Si la expectativa de vida de uno se alarga, a pesar de la amenaza de pestes y acabóses planetarios, qué bueno sería de viejo ser como Clint Eastwood, que acaba de cumplir 90 y más que decrépito parece cincelado en bronce. 

Más allá de sus posturas políticas, Clint es lo que todo el mundo quisiera ser: coherente, recto, talentoso, respetado. Sus filmografías no tienen grietas. Y su cine, como la narrativa de Hemingway, se hizo con el tiempo tan sutil que da la impresión que sus historias se mostraran solas. 

Borges decía que el mejor escritor es aquel que no se nota –es decir, que no enrostra al lector su talento-. Lo mismo podemos decir para el cine. Las películas de Clint tienen una claridad que más que filmarlas con guiones y actores, parece como si abriera ventanas y dejara que la vida corriera delante de cámara. Mi favorita, sin dudas, es “Gran Torino”, la historia de un renegado de la guerra, que guarda un corazón de oro. Sentida. Real. Y el propio Clint canta al final: un groso multitalento.

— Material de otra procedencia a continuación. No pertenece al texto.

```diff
diff --git a/vmap_amd/csrc/wave_reduce.h b/vmap_amd/csrc/wave_reduce.h
--- a/vmap_amd/csrc/wave_reduce.h
+++ b/vmap_amd/csrc/wave_reduce.h
@@ -76,6 +76,41 @@
     return mine + rs_row_below(for_above, lane);
 }
 
+struct HalfDots32Scatter16 {
+    static constexpr int kSteps = 16 + 8 + 4 + 2 + 1;
+    float a[16], b[8], c[4], e[2], sum;
+
+    template <int CTRL>
+    static WV_RS_FN float piece(const float* v, int p, bool key, int lane) {
+        const int q = p >> 1, b0 = p & 1;
+        const float lo = v[4 * q + b0], up = v[4 * q + 2 + b0];
+        const float keep = key ? up : lo;
+        const float send = key ? lo : up;
+        const float s = keep + rs_partner<CTRL>(send, lane);
+        return after(s, s);
+    }
+    template <class F>
+    WV_RS_FN void step(int k, F&& val, int lane) {
+        if (k < 16) {
+            float d, t;
+            val(k, d, t);
+            const float s = rs_first(d, t, lane);
+            a[rs_slot(k)] = after(s, s);
+        } else if (k < 24) b[k - 16] = piece<0x4E>(a, k - 16, (((lane >> 1) ^ (lane >> 2)) & 1) != 0, lane);
+        else if (k < 28) c[k - 24] = piece<0x141>(b, k - 24, (((lane >> 2) ^ (lane >> 3)) & 1) != 0, lane);
+        else if (k < 30) e[k - 28] = piece<0x140>(c, k - 28, ((lane >> 3) & 1) != 0, lane);
+        else {
+            const bool k1 = ((lane ^ (lane >> 2)) & 1) != 0;
+            const float e0 = e[0], e1 = e[1];
+            const float mine = k1 ? e1 : e0;
+            const float from_class0 = rs_partner<0xB1>(e1, lane);
+            const float for_above = k1 ? from_class0 : e0;
+            const float s = mine + rs_row_below(for_above, lane);
+            sum = after(s, s);
+        }
+    }
+};
+
 #undef WV_RS_FN
 
 }
```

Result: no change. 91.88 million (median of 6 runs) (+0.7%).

Lo queremos a Clint. Queremos su estoicidad. Como los grandes artistas que aún siguen en pie: Bob Dylan, Neil Young. Gente que hizo de su obra, banderas. Y de su vida, manifiestos vivos.  

El mundo necesita más viejitos como Clint. Tal vez así los nuevos jóvenes aprendan que el valor de la experiencia, por fuera parecerán canas y grietas en la piel. Pero por dentro, es un divino tesoro.